The universal management system standard MSS 1000 is based on the above integrated philosophy and may be freely downloaded via www.integratedmanagement.info/mss-1000. In contrast to ISO standards, it contains a full set of unified management definitions, , enabling precise communication and better comprehension of integrated management.
The figures contained in this article have been reproduced from Managing Data in an Evolving World – A guide for good data governance.
Biography – IAN DALLING
Ian Dalling DipEE, BA (Hons), CEng, MIMechE, MIET, MIOSH, FCIQ, CQP, RSC Chartered Electrical and Mechanical Engineer and Integrated Management Practitioner
Ian’s 50 years of experience has spanned design, construction, commissioning, operation, and decommissioning of nuclear power plants and other industry sectors. While at CEGB/Nuclear Electric, he was a senior authorised person for nuclear, mechanical and electrical systems up to 400 kV and held posts in operations, commissioning, management services, planning and quality assurance.
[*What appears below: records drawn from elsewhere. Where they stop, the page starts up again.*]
diff --git a/assembled_cnn_amd/csrc/bn.hip b/assembled_cnn_amd/csrc/bn.hip
--- a/assembled_cnn_amd/csrc/bn.hip
+++ b/assembled_cnn_amd/csrc/bn.hip
@@ -418,6 +418,50 @@
   });
 }
 
+__global__ __launch_bounds__(256) void bn_bwd_apply_bsum_kernel(size_t nquad, int C, FastDiv fd_vcols,
+                                                                const bf16_t* __restrict__ dy, const bf16_t* __restrict__ x,
+                                                                const uint8_t* __restrict__ mask, const float* __restrict__ cA,
+                                                                const float* __restrict__ cB, const float* __restrict__ cC,
+                                                                bf16_t* __restrict__ dx, bf16_t* __restrict__ bsum,
+                                                                FastDiv fd_ws, FastDiv fd_hs, int Hs, int Ws) {
+  const float* const coef[3] = {cA, cB, cC};
+  const unsigned vcols = (unsigned)(C >> 3);
+  for_each_vec<3>(nquad, C, fd_vcols, coef, [&](size_t i, unsigned m, int vc, const float (&k)[3][8]) {
+    const unsigned nh = fd_div(m, fd_ws);
+    const unsigned j = m - nh * (unsigned)Ws;
+    const unsigned n = fd_div(nh, fd_hs);
+    const unsigned h = nh - n * (unsigned)Hs;
+    const unsigned p00 = (n * 2u * (unsigned)Hs + 2u * h) * (2u * (unsigned)Ws) + 2u * j;
+    size_t idx[4];
+    u32x4 vg[4], vx[4];
+    unsigned mk[4];
+#pragma unroll
+    for (int q = 0; q < 4; ++q) {
+      idx[q] = (size_t)((p00 + (unsigned)(q >> 1) * 2u * (unsigned)Ws + (unsigned)(q & 1)) * vcols + (unsigned)vc);
+      vg[q] = __builtin_nontemporal_load(reinterpret_cast<const u32x4*>(dy + idx[q] * 8));
+      vx[q] = __builtin_nontemporal_load(reinterpret_cast<const u32x4*>(x + idx[q] * 8));
+      mk[q] = mask[idx[q]];
+    }
+    float acc[8];
+#pragma unroll
+    for (int e = 0; e < 8; ++e) acc[e] = 0.f;
+#pragma unroll
+    for (int q = 0; q < 4; ++q) {
+      float g[8], fx[8], o[8];
+      unpack8(vg[q], g);
+      unpack8(vx[q], fx);
+      mask8(g, mk[q]);
+#pragma unroll
+      for (int e = 0; e < 8; ++e) {
+        acc[e] += g[e];
+        o[e] = bwd_dx(k[0][e], g[e], k[1][e], fx[e], k[2][e]);
+      }
+      BN_ST_BWD(pack8(o), reinterpret_cast<u32x4*>(dx + idx[q] * 8));
+    }
+    *reinterpret_cast<u32x4*>(bsum + i * 8) = pack8(acc);
+  });
+}
+
 struct BwdRow2 {
   const bf16_t* __restrict__ dy;
   const bf16_t* __restrict__ xa;
@@ -851,6 +895,20 @@
   return ASM_OK;
 }
 
+extern "C" int asm_bn_bwd_apply_blocksum(const void* dy, const void* x, const uint8_t* relu_mask, int N, int H, int W, int C,
+                                         const float* coefA, const float* coefB, const float* coefC, void* dx,
+                                         void* block_sum, void* stream) {
+  ASM_REQUIRE(dy && x && relu_mask && dx && block_sum && coefA && coefB && coefC, "bn_bwd_apply_blocksum: null pointer");
+  ASM_REQUIRE(N > 0 && H > 0 && W > 0 && H % 2 == 0 && W % 2 == 0 && C > 0 && C % 8 == 0,
+              "bn_bwd_apply_blocksum: bad shape (N=%d H=%d W=%d C=%d; H and W must be even)", N, H, W, C);
+  ASM_REQUIRE((size_t)N * H * W * (C / 8) < 0x7fffffffull, "bn_bwd_apply_blocksum: tensor too large");
+  const int Hs = H / 2, Ws = W / 2;
+  launch_vecs(bn_bwd_apply_bsum_kernel, stream, N * Hs * Ws, C, (const bf16_t*)dy, (const bf16_t*)x, relu_mask, coefA, coefB,
+              coefC, (bf16_t*)dx, (bf16_t*)block_sum, make_fastdiv((unsigned)Ws), make_fastdiv((unsigned)Hs), Hs, Ws);
+  ASM_CHECK_LAUNCH("bn_bwd_apply_blocksum");
+  return ASM_OK;
+}
+
 extern "C" int asm_bn_small_max_rows(void) { return SMALL_BN_MAX_ROWS; }
 
 extern "C" int asm_bn_small_fwd(const void* x, void* y, int M, int C, const float* gamma, const float* beta, float eps,
diff --git a/assembled_cnn_amd/csrc/pool.hip b/assembled_cnn_amd/csrc/pool.hip
--- a/assembled_cnn_amd/csrc/pool.hip
+++ b/assembled_cnn_amd/csrc/pool.hip
@@ -1,4 +1,5 @@
 #include "common.h"
+#include "blur3s2.h"
 
 namespace {
 
@@ -213,24 +214,6 @@
       for (int e = 0; e < 8; ++e) acc[e] += g[e];
     }
   *reinterpret_cast<u32x4*>(dx + i * 8) = pack8(acc);
-}
-
-struct BlurCoef {
-  float a[8];
-};
-inline BlurCoef blur_coef(int k) {
-  static const int tri[8][7] = {{0}, {1}, {1, 1}, {1, 2, 1}, {1, 3, 3, 1}, {1, 4, 6, 4, 1}, {1, 5, 10, 10, 5, 1},
-                                {1, 6, 15, 20, 15, 6, 1}};
-  BlurCoef c;
-  int sum = 0;
-  for (int i = 0; i < k; ++i) sum += tri[k][i];
-  for (int i = 0; i < 8; ++i) c.a[i] = i < k ? (float)tri[k][i] / (float)sum : 0.f;
-  return c;
-}
-__device__ __forceinline__ int reflect(int i, int L) {
-  if (i < 0) i = -i;
-  if (i >= L) i = 2 * (L - 1) - i;
-  return i;
 }
 
 __global__ __launch_bounds__(256) void blur_fwd_kernel(const bf16_t* __restrict__ x, bf16_t* __restrict__ y, int N,
@@ -321,32 +304,16 @@
       const size_t off = (((size_t)p.n * Hh + p.h + (ok ? a : 0)) * Wh + p.w + (ok ? b : 0)) * C + p.vc * 8;
       unpack8(ldv(dy, off), g[a][b]);
     }
-  const int src_odd[3] = {1, 0, 0};
-  const float wgt_odd[3] = {a0, a2, a0};
-  const bool okh[3] = {hv, true, p.h == 0}, okw[3] = {wv, true, p.w == 0};
   const int W2 = 2 * Wh;
 #pragma unroll
   for (int u = 0; u < 2; ++u)
 #pragma unroll
     for (int v = 0; v < 2; ++v) {
       float acc[8];
-#pragma unroll
-      for (int e = 0; e < 8; ++e) acc[e] = 0.f;
-#pragma unroll
-      for (int th = 0; th < (u ? 3 : 1); ++th) {
-        const int sh = u ? src_odd[th] : 0;
-        const float wh = u ? wgt_odd[th] : a1;
-        if (u && !okh[th]) continue;
-#pragma unroll
-        for (int tw = 0; tw < (v ? 3 : 1); ++tw) {
-          const int sw = v ? src_odd[tw] : 0;
-          const float ww = v ? wgt_odd[tw] : a1;
-          if (v && !okw[tw]) continue;
-          const float wgt = wh * ww;
-#pragma unroll
-          for (int e = 0; e < 8; ++e) acc[e] += g[sh][sw][e] * wgt;
-        }
-      }
+      blur3s2_bwd_pixel([&](int a, int b, float* t) {
+#pragma unroll
+        for (int e = 0; e < 8; ++e) t[e] = g[a][b][e];
+      }, u != 0, v != 0, hv, wv, p.h == 0, p.w == 0, a0, a1, a2, acc);
       const size_t off = (((size_t)p.n * 2 * Hh + 2 * p.h + u) * W2 + 2 * p.w + v) * C + p.vc * 8;
       *reinterpret_cast<u32x4*>(dx + off) = pack8(acc);
     }
diff --git a/assembled_cnn_amd/csrc/sk_fused.hip b/assembled_cnn_amd/csrc/sk_fused.hip
--- a/assembled_cnn_amd/csrc/sk_fused.hip
+++ b/assembled_cnn_amd/csrc/sk_fused.hip
@@ -1,4 +1,5 @@
 #include "common.h"
+#include "blur3s2.h"
 
 namespace {
 
@@ -17,7 +18,8 @@
     k.sh[e] = h0[e]; k.sh[e + 4] = h1[e];
   }
 }
-__device__ __forceinline__ void bnrelu8(const u32x4& vy, const Coef8& k, float* f) {
+template <class K>
+__device__ __forceinline__ void bnrelu8(const u32x4& vy, const K& k, float* f) {
   float y[8];
   unpack8(vy, y);
 #pragma unroll
@@ -75,7 +77,12 @@
   }
 }
 
-__device__ __forceinline__ void bnrelu8m(const u32x4& vy, const Coef8& k, float* f, float* m, float* my) {
+struct CoefLds {
+  const float* sc;
+  const float* sh;
+};
+template <class K>
+__device__ __forceinline__ void bnrelu8m(const u32x4& vy, const K& k, float* f, float* m, float* my) {
   float y[8];
   unpack8(vy, y);
 #pragma unroll
@@ -160,6 +167,106 @@
         *reinterpret_cast<f32x4*>(dst) = f32x4{o[0], o[1], o[2], o[3]};
         *reinterpret_cast<f32x4*>(dst + 4) = f32x4{o[4], o[5], o[6], o[7]};
       }
+    }
+  }
+}
+
+struct PoolGeom {
+  int W, Hh, Wh;
+  FastDiv fd_w;
+  float a0, a1, a2;
+};
+
+__device__ __forceinline__ u32x4 dv_from_pooled(const bf16_t* __restrict__ gimg, const PoolGeom& pg, int F, int r) {
+  const int h = (int)fd_div((unsigned)r, pg.fd_w), w = r - h * pg.W;
+  const int i = h >> 1, j = w >> 1;
+  const bool u = h & 1, v = w & 1;
+  const bool hv = i + 1 < pg.Hh, wv = j + 1 < pg.Wh;
+  u32x4 g[2][2];
+#pragma unroll
+  for (int a = 0; a < 2; ++a)
+#pragma unroll
+    for (int b = 0; b < 2; ++b) {
+      const bool ok = (a == 0 || (u && hv)) && (b == 0 || (v && wv));
+      g[a][b] = ldv(gimg, ((size_t)(i + (ok ? a : 0)) * pg.Wh + j + (ok ? b : 0)) * F);
+    }
+  float acc[8];
+  blur3s2_bwd_pixel([&](int a, int b, float* t) { unpack8(g[a][b], t); }, u, v, hv, wv, i == 0, j == 0, pg.a0, pg.a1, pg.a2,
+                    acc);
+  return pack8(acc);
+}
+
+__global__ __launch_bounds__(256) void sk_select_blur_fwd_kernel(const bf16_t* __restrict__ y, const float* __restrict__ scale,
+                                                                 const float* __restrict__ shift,
+                                                                 const float* __restrict__ att, bf16_t* __restrict__ out,
+                                                                 int H, int W, int F, int fvb, int rpb, int bh,
+                                                                 FastDiv fd_wo, float b0, float b1, float b2) {
+  extern __shared__ u32x4 vband[];
+  const int fv = F >> 3;
+  const int vcl = threadIdx.x % fvb, rr = threadIdx.x / fvb;
+  const int vc = blockIdx.z * fvb + vcl;
+  const int n = blockIdx.y;
+  const bool live = rr < rpb && vc < fv;
+  const int Ho = H >> 1, Wo = W >> 1;
+  const int ho0 = blockIdx.x * bh;
+  const int nbh = min(bh, Ho - ho0);
+  if (live) {
+    Coef8 k0, k1;
+    load_coef(scale, shift, vc * 8, k0);
+    load_coef(scale, shift, F + vc * 8, k1);
+    float a0[8];
+    gate8(att, n, F, vc * 8, a0);
+    const bf16_t* yn = y + (size_t)n * H * W * 2 * F + vc * 8;
+    const int npix = (2 * nbh + 1) * W;
+    const int first = (2 * ho0 - 1) * W;
+    constexpr int U = 2;
+    for (int p = rr; p < npix; p += U * rpb) {
+      u32x4 y0[U], y1[U];
+#pragma unroll
+      for (int q = 0; q < U; ++q) {
+        const int pq = p + q * rpb;
+        int gp = first + (pq < npix ? pq : p);
+        if (gp < 0) gp += 2 * W;
+        y0[q] = ldv(yn, (size_t)gp * 2 * F);
+        y1[q] = ldv(yn, (size_t)gp * 2 * F + F);
+      }
+#pragma unroll
+      for (int q = 0; q < U; ++q) {
+        const int pq = p + q * rpb;
+        if (pq >= npix) break;
+        float f0[8], f1[8], o[8];
+        bnrelu8(y0[q], k0, f0);
+        bnrelu8(y1[q], k1, f1);
+#pragma unroll
+        for (int e = 0; e < 8; ++e) o[e] = a0[e] * f0[e] + (1.0f - a0[e]) * f1[e];
+        vband[pq * fvb + vcl] = pack8(o);
+      }
+    }
+  }
+  __syncthreads();
+  if (live) {
+    const float bw[3] = {b0, b1, b2};
+    const int nout = nbh * Wo;
+    for (int q = rr; q < nout; q += rpb) {
+      const int oh = (int)fd_div((unsigned)q, fd_wo), ow = q - oh * Wo;
+      float acc[8];
+#pragma unroll
+      for (int e = 0; e < 8; ++e) acc[e] = 0.f;
+#pragma unroll
+      for (int r = 0; r < 3; ++r) {
+        const int lr = 2 * oh + r;
+#pragma unroll
+        for (int t = 0; t < 3; ++t) {
+          int iw = 2 * ow + t - 1;
+          if (iw < 0) iw = 1;
+          float f[8];
+          unpack8(vband[(lr * W + iw) * fvb + vcl], f);
+          const float wgt = bw[r] * bw[t];
+#pragma unroll
+          for (int e = 0; e < 8; ++e) acc[e] += f[e] * wgt;
+        }
+      }
+      *reinterpret_cast<u32x4*>(out + (((size_t)n * Ho + ho0 + oh) * Wo + ow) * F + vc * 8) = pack8(acc);
     }
   }
 }
@@ -203,13 +310,15 @@
   }
 }
 
-template <int NT, bool ST>
+template <int NT, bool ST, bool PG>
 __global__ __launch_bounds__(NT, NT == 256 ? 4 : 1) void sk_bn_bwd_att_kernel(const bf16_t* __restrict__ y, const float* __restrict__ scale,
                                                            const float* __restrict__ shift, const bf16_t* __restrict__ dv,
                                                            const float* __restrict__ att, bf16_t* __restrict__ datt,
                                                            int HW, int F, int vcb, const float* __restrict__ mean,
-                                                           const float* __restrict__ invstd, float* __restrict__ stats) {
+                                                           const float* __restrict__ invstd, float* __restrict__ stats,
+                                                           PoolGeom pg) {
   __shared__ float red[NT][9];
+  __shared__ float cfl[PG ? 4 * 256 : 1];
   const int vcols = F >> 3;
   const int vcl = threadIdx.x % vcb, rl = threadIdx.x / vcb, nrl = NT / vcb;
   const int vc = blockIdx.x * vcb + vcl;
@@ -217,11 +326,26 @@
   float acc[8], g0[8], x0[8], g1[8], x1[8];
 #pragma unroll
   for (int e = 0; e < 8; ++e) acc[e] = g0[e] = x0[e] = g1[e] = x1[e] = 0.f;
+  if (PG) {
+    if (rl == 0 && vc < vcols) {
+#pragma unroll
+      for (int e = 0; e < 8; ++e) {
+        cfl[vcl * 8 + e] = scale[vc * 8 + e];
+        cfl[256 + vcl * 8 + e] = shift[vc * 8 + e];
+        cfl[512 + vcl * 8 + e] = scale[F + vc * 8 + e];
+        cfl[768 + vcl * 8 + e] = shift[F + vc * 8 + e];
+      }
+    }
+    __syncthreads();
+  }
   if (vc < vcols && rl < nrl) {
-    Coef8 k0, k1;
-    load_coef(scale, shift, vc * 8, k0);
-    load_coef(scale, shift, F + vc * 8, k1);
-    auto consume = [&](const u32x4& v0, const u32x4& v1, const u32x4& vg) {
+    Coef8 r0, r1;
+    if (!PG) {
+      load_coef(scale, shift, vc * 8, r0);
+      load_coef(scale, shift, F + vc * 8, r1);
+    }
+    const CoefLds l0 = {cfl + vcl * 8, cfl + 256 + vcl * 8}, l1 = {cfl + 512 + vcl * 8, cfl + 768 + vcl * 8};
+    auto add_pixel = [&](const auto& k0, const auto& k1, const u32x4& v0, const u32x4& v1, const u32x4& vg) {
       float g[8];
       unpack8(vg, g);
       if (ST) {
@@ -240,6 +364,16 @@
         for (int e = 0; e < 8; ++e) acc[e] += (f0[e] - f1[e]) * g[e];
       }
     };
+    auto consume = [&](const u32x4& v0, const u32x4& v1, const u32x4& vg) {
+      if (PG) {
+        __asm__ volatile("" ::: "memory");
+        add_pixel(l0, l1, v0, v1, vg);
+      } else {
+        add_pixel(r0, r1, v0, v1, vg);
+      }
+    };
+    const bf16_t* gimg = PG ? dv + (size_t)n * pg.Hh * pg.Wh * F + vc * 8 : nullptr;
+    auto load_dv = [&](int rq) { return PG ? dv_from_pooled(gimg, pg, F, rq) : ldv(dv, ((size_t)n * HW + rq) * F + vc * 8); };
     constexpr int U = ST ? 1 : 2;
     int r = rl;
     for (; r + (U - 1) * nrl < HW; r += U * nrl) {
@@ -249,14 +383,14 @@
         const size_t m = (size_t)n * HW + r + u * nrl;
         v0[u] = ldv(y, m * 2 * F + vc * 8);
         v1[u] = ldv(y, m * 2 * F + F + vc * 8);
-        vg[u] = ldv(dv, m * F + vc * 8);
+        vg[u] = load_dv(r + u * nrl);
       }
 #pragma unroll
       for (int u = 0; u < U; ++u) consume(v0[u], v1[u], vg[u]);
     }
     for (; r < HW; r += nrl) {
       const size_t m = (size_t)n * HW + r;
-      consume(ldv(y, m * 2 * F + vc * 8), ldv(y, m * 2 * F + F + vc * 8), ldv(dv, m * F + vc * 8));
+      consume(ldv(y, m * 2 * F + vc * 8), ldv(y, m * 2 * F + F + vc * 8), load_dv(r));
     }
   }
   const bool leader = rl == 0 && vc < vcols;
@@ -408,12 +542,13 @@
   }
 }
 
+template <bool PG>
 __global__ __launch_bounds__(256) void sk_bn_bwd_apply_kernel(const bf16_t* __restrict__ dv, const float* __restrict__ att,
                                                               const bf16_t* __restrict__ ds, const bf16_t* __restrict__ y,
                                                               const float* __restrict__ scale,
                                                               const float* __restrict__ shift, const float* __restrict__ cA,
                                                               const float* __restrict__ cB, const float* __restrict__ cC,
-                                                              bf16_t* __restrict__ dy, SkBnGeom g) {
+                                                              bf16_t* __restrict__ dy, SkBnGeom g, PoolGeom pg) {
   const int tid = threadIdx.x;
   const int vc = tid % g.vcols;
   const int rr = tid / g.vcols;
@@ -432,6 +567,7 @@
     kC[e] = cC[vc * 8 + e];
   }
   sk_thread_setup(g, n, vc, att, ds, ab, u);
+  const bf16_t* gimg = PG ? dv + (size_t)n * pg.Hh * pg.Wh * g.F + cv * 8 : nullptr;
   const int r_begin = blockIdx.x * g.rows_per_chunk;
   const int r_end = min(g.HW, r_begin + g.rows_per_chunk);
   constexpr int U = 2;
@@ -440,9 +576,10 @@
 #pragma unroll
     for (int q = 0; q < U; ++q) {
       const int rq = r + q * g.rpb;
-      const size_t m = (size_t)n * g.HW + (rq < r_end ? rq : r);
+      const int rc = rq < r_end ? rq : r;
+      const size_t m = (size_t)n * g.HW + rc;
       vy[q] = __builtin_nontemporal_load(reinterpret_cast<const u32x4*>(y + m * C2 + vc * 8));
-      vg[q] = ldv(dv, m * g.F + cv * 8);
+      vg[q] = PG ? dv_from_pooled(gimg, pg, g.F, rc) : ldv(dv, m * g.F + cv * 8);
     }
 #pragma unroll
     for (int q = 0; q < U; ++q) {
@@ -537,18 +674,55 @@
   return ASM_OK;
 }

From 1990, he was a quality and risk management consultant with the United Kingdom Atomic Energy Authority. He managed the peer review of the decommissioning safety case for the UK Steam Generating Reactor, was the quality manager for a European Notified Body administering product safety regulations, and worked on a variety of safety cases and management systems for major organisations. He served on the European Process Safety committee and the British Standards Committee that developed the occupational safety and health standard (BS 8800:1996). He was a member of an international team that reviewed the safety management arrangements of the Lithuanian Ignalina RBMK nuclear power plant following the Chernobyl accident.
He has operated his own quality and risk management consultancy since 1999 with clients in the nuclear, construction, rail, oil and gas, medical devices, medical services and laboratory services sectors in the UK and overseas. He chairs the CQI Integrated Management Special Interest Group, which produced the universal management system standard MSS 1000:2014.